# In Utero Baptism??



## Coram Deo (Jun 5, 2007)

I thoughts this to be hilarious and a joke, but apparently some really believe this..... Of course in this context it is meant to be funny....... I think those in utero baptisms will make a beautiful ceremony: the Reformed Paedobaptist “teaching elder” with both hands on Mommy’s big belly… 

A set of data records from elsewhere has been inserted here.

+__global__ void fill_random(u64* p, size_t n, u64 q, u64 seed) {
+  for (size_t i = blockIdx.x * (size_t)blockDim.x + threadIdx.x; i < n; i += (size_t)gridDim.x * blockDim.x) {
+    u64 x = (i + 1) * 0x9E3779B97F4A7C15ULL ^ seed;
+    x ^= x >> 29; x *= 0xBF58476D1CE4E5B9ULL; x ^= x >> 32;
+    p[i] = x % q;
+  }
+}
+
+struct Primes { HbPrimeDev* d; std::vector<u64> q; };
+static Primes make_primes(bool sp, ulonglong2* tw) {
+  Primes P; std::vector<HbPrimeDev> h(NPR);
+  std::vector<ulonglong2> t(2 * N);
+  for (int i = 0; i < NPR; i++) {
+    const u64 qt = (1ULL << 27) - 2 * i - 1;
+    const u64 q = sp ? (qt << 33) + 1 : (1ULL << 60) - (((u64)i + 1) << 20) - 1;
+    P.q.push_back(q);
+    HbPrimeDev& H = h[i]; memset(&H, 0, sizeof(H));
+    H.q = q; H.c64 = (u64)(((u128)1 << 64) % q); H.c64_s = (u64)(((u128)H.c64 << 64) / q); H.one_s = (u64)(((u128)1 << 64) / q);
+    H.nq = 0 - q; H.qb = 4 * q;
+    if (sp) { H.qt = (unsigned)qt; H.qsh = 1; }
+    for (size_t k = 0; k < 2 * N; k++) { u64 w = rnd() % q; t[k] = make_ulonglong2(w, (u64)(((u128)w << 64) / q)); }
+    CK(cudaMemcpy(tw + (size_t)i * 2 * N, t.data(), t.size() * sizeof(ulonglong2), cudaMemcpyHostToDevice));
+    H.fw = tw + (size_t)i * 2 * N; H.iw = H.fw + N;
+  }
+  CK(cudaMalloc(&P.d, sizeof(HbPrimeDev) * NPR));
+  CK(cudaMemcpy(P.d, h.data(), sizeof(HbPrimeDev) * NPR, cudaMemcpyHostToDevice));
+  return P;
+}
+
+int main() {
+  int nsm = 0; CK(cudaDeviceGetAttribute(&nsm, cudaDevAttrMultiProcessorCount, 0));
+  cudaDeviceProp prop; CK(cudaGetDeviceProperties(&prop, 0));
+  const int ctas = HB1_BLK_CTAS_PER_SM * nsm;
+  printf("# %s, %d SMs, %d CTAs, ablation: noglobal %d nopass2 %d noepi %d\n", prop.name, nsm, ctas, HB1_ABL_NOGLOBAL, HB1_ABL_NOPASS2, HB1_ABL_NOEPI);
+  ulonglong2* tw; CK(cudaMalloc(&tw, sizeof(ulonglong2) * 2 * N * NPR));
+  std::vector<u64*> poly(NPOLY);
+  for (auto& p : poly) CK(cudaMalloc(&p, sizeof(u64) * N * NPR));
+  for (int sp = 1; sp >= 0; sp--) {
+    Primes P = make_primes(sp != 0, tw);
+    for (int i = 0; i < NPOLY; i++) fill_random<<<528, 256>>>(poly[i], N * NPR, P.q[0], 1234567 + i);
+    CK(cudaDeviceSynchronize());
+#define SET_SMEM(K, B) CK(cudaFuncSetAttribute(K, cudaFuncAttributeMaxDynamicSharedMemorySize, (int)(B)))
+    SET_SMEM(k1_fwd_blk<true>, HB1_FWD_SMEM); SET_SMEM(k1_fwd_blk<false>, HB1_FWD_SMEM);
+    SET_SMEM(k1_inv_blk<true>, HB1_INV_SMEM); SET_SMEM(k1_inv_blk<false>, HB1_INV_SMEM);
+    SET_SMEM(k1_fwd_blk_tensor<true>, HB1_TENSOR_SMEM); SET_SMEM(k1_fwd_blk_tensor<false>, HB1_TENSOR_SMEM);
+    struct Case { const char* name; int kind, epi, lazy, rows, items, nscal; };
+    const Case cases[] = {{"fwd_plain", 0, 0, 0, 19, 64, 0}, {"fwd_subscale", 0, 1, 0, 19, 64, 19}, {"fwd_digits", 0, 3, 1, 19, 32, 9},
+                          {"inv", 1, 2, 0, 10, 64, 0}, {"tensor", 2, 1, 1, 19, 16, 19}};
+    for (const Case& C : cases) {
+      static Hb1BlkJob J; memset(&J, 0, sizeof(J));
+      J.logN = LOGN; J.epi = C.epi; J.lazy = C.lazy; J.nitems = C.items;
+      J.rows.n = C.rows;
+      for (int r = 0; r < C.rows; r++) {
+        J.rows.prime[r] = r;
+        const u64 q = P.q[r], s = r < C.nscal ? rnd() % q : 0;
+        J.scal[r] = s; J.scal_s[r] = (u64)(((u128)s << 64) / q);
+      }
+      const int nptr = C.kind == 2 ? 4 * C.items : C.items;
+      for (int i = 0; i < nptr; i++) { J.src[i] = poly[i]; J.dst[i] = poly[64 + i]; J.dst2[i] = poly[128 + i]; }
+      const long units = (long)C.rows * C.items * (N >> 12);
+      const long g = C.kind == 2 ? nsm : ctas;
+      const dim3 grid((unsigned)(units < g ? units : g));
+      auto launch = [&]() {
+        if (C.kind == 0) { if (sp) k1_fwd_blk<true><<<grid, 256, HB1_FWD_SMEM>>>(P.d, J); else k1_fwd_blk<false><<<grid, 256, HB1_FWD_SMEM>>>(P.d, J); }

Here is the Decree on Covenant Baptism:

Pape Blastus XVII, Vicar of Calvin on Earth, and His Holiness Most Excellent Reformer of the Reformed, decreeth:

WHEREAS, all ‘Reformed’ Calvinian and Lutheran pesky puppy sects believe that their infants, when duly wetted (but not wetting themselves, of course) are thereby made ‘covenant children’ and true Christians (though not yet believers) and

WHEREAS, all ‘Reformed’ Calvinian sects, like other Christians, believe that a child is truly a child from the moment of conception, and

WHEREAS there is already a handy abundance of water in utero,

THEREFORE, I decree that all ‘Reformed’ Paedopapists shall cease withholding this critical covenant blessing from their covenant children, and shall baptise them in utero as soon as conception (the existence of a covenant child) is beyond doubt.

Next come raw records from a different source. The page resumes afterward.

# facebookresearch/PoseDiffusion

Measured on AMD Instinct MI355X. Metric: sequences/sec (20-frame, GGS on), higher is better.
Workload: dtype f32 (GGS, attention, LayerNorm, DDPM update, every accumulation); the encoder GEMMs multiply fp16 hi + lo operand pairs (22 bits, static power-of-two scales) with fp32 accumulation -- `exact_mode` is the same pipe with them on the exact-fp32 matrix instruction

## Files before the change

### posediffusion_amd/csrc/pd_qkv_attn.h

```cpp
#pragma once
#include "pd_gemm_split.h"

#ifndef PD_QA_XCD_MAP
#define PD_QA_XCD_MAP 1
#endif
#define PD_QA_WAVES 12
#define PD_QA_THREADS (PD_QA_WAVES * 64)
#define PD_QA_ROWS 96
#define PD_QA_LDR (3 * DH + 4)
#define PD_QA_LS 36
#ifndef PD_QA_DEEP_DEFAULT
#define PD_QA_DEEP_DEFAULT 0
#endif

struct PdQkvAttnArgs {
    const unsigned *A;
    const unsigned *W;
    const float *bias;
    unsigned *ctx;
    int B, N, G;
    float c_scale, out_scale;
};
static inline int pd_qkv_attn_group(int N) { return N >= 1 && N <= 32 ? (PD_QA_ROWS - 1) / N : 0; }
static inline int pd_qkv_attn_wgs(int B, int N) {
    const int G = pd_qkv_attn_group(N);
    return G ? ((B + G - 1) / G) * NH : 0;
}
static inline size_t pd_qkv_attn_lds(int N) {
    const int G = pd_qkv_attn_group(N);
    const size_t image = (size_t)(G * N + 1) * PD_QA_LDR * sizeof(float);
    const size_t stage = (size_t)4 * PD_QA_ROWS * 32 * sizeof(unsigned);
    return (image > stage ? image : stage) + (size_t)3 * 32 * PD_QA_LS * sizeof(float);
}
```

Don’t deprive your covenant children any longer by drawing false lines in the sand and making your covenant child wait nine long months outside the Invisible Church, knocking on that uterine wall to get in and be included in the church!

I have decreed it.

Let it be so.


----------



## Coram Deo (Jun 5, 2007)

Man, No replies or people thinking it was aleast funny.....

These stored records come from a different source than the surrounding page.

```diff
+        wave_lds_wait();
+        r = rn;
+      }
+      return;
+    }
+  }
+
 #ifdef LSM_DIAG
   uint64_t t_last = __builtin_amdgcn_s_memtime();
   uint32_t ph_acc[12] = {};
@@ -1912,31 +2135,11 @@
     const bool has_val = writes && !index && !is_tombstone(m.vt);
     const uint32_t vsrc = (uint32_t)(m.vo - vbase);
     auto put_header = [&]() -> uint32_t {
-      uint32_t pos = TB[j].img + kHdrLen + roff;
-      if (index) {
-        L.img[pos++] = 0;
-        pos = lds_put_leb(L.img, pos, m.vo);
-        pos = lds_put_leb(L.img, pos, m.vl);
-        pos = lds_put_leb(L.img, pos, m.seq);
-        pos = lds_put_leb(L.img, pos, m.klen);
-        lds_copy(L.img, pos, L.keys, kst, m.klen, lane);
-      } else {
-        L.img[pos++] = (uint8_t)m.vt;
-        pos = lds_put_leb(L.img, pos, m.seq);
-        if (!head) pos = lds_put_leb(L.img, pos, m.sh);
-        pos = lds_put_leb(L.img, pos, m.klen - from);
-        lds_copy(L.img, pos, L.keys, kst + from, m.klen - from, lane);
-        pos += m.klen - from;
-        if (!is_tombstone(m.vt)) pos = lds_put_leb(L.img, pos, m.vl);
-      }
-      return pos;
+      return put_record_header<index>(L.img, TB[j].img + kHdrLen + roff, L.keys, kst, m, head, from, lane);
     };
     auto put_index_and_vote = [&]() {
       const GBlk& B = TB[j];
-      if (head) {
-        const uint32_t bp = B.img + kHdrLen + B.recs + 1 + (m.e >> 16) * B.step;
-        for (uint32_t q = 0; q < B.step; ++q) L.img[bp + q] = (uint8_t)(roff >> (8 * q));
-      }
+      if (head) put_bin_entry(L.img, B.img + kHdrLen + B.recs + 1 + (m.e >> 16) * B.step, B.step, roff);
       if (kHash && B.hash_w) {
         const uint32_t ridx = (item - B.it0) / ri;
         const uint32_t hb =
```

I guess I have a poor sense of humor.....


----------



## reformedman (Jun 5, 2007)

oops sorry, wrong thread, see ya later.


----------



## B.J. (Jun 5, 2007)

Perhaps this is the answer to the Baptist criticism of the covenant sign changing. That is to say, usually Baptist try to argue the signifigance of the changing of the sign from circumcision to baptism, and how the Paedo view can not account for said change, at least not to a Baptists satisfaction. Well now we may have what we need. The sign has changed because you cant circumcise an infant in the womb, but you you can baptize it. Which shows why God changed the "sign."


----------



## Semper Fidelis (Jun 5, 2007)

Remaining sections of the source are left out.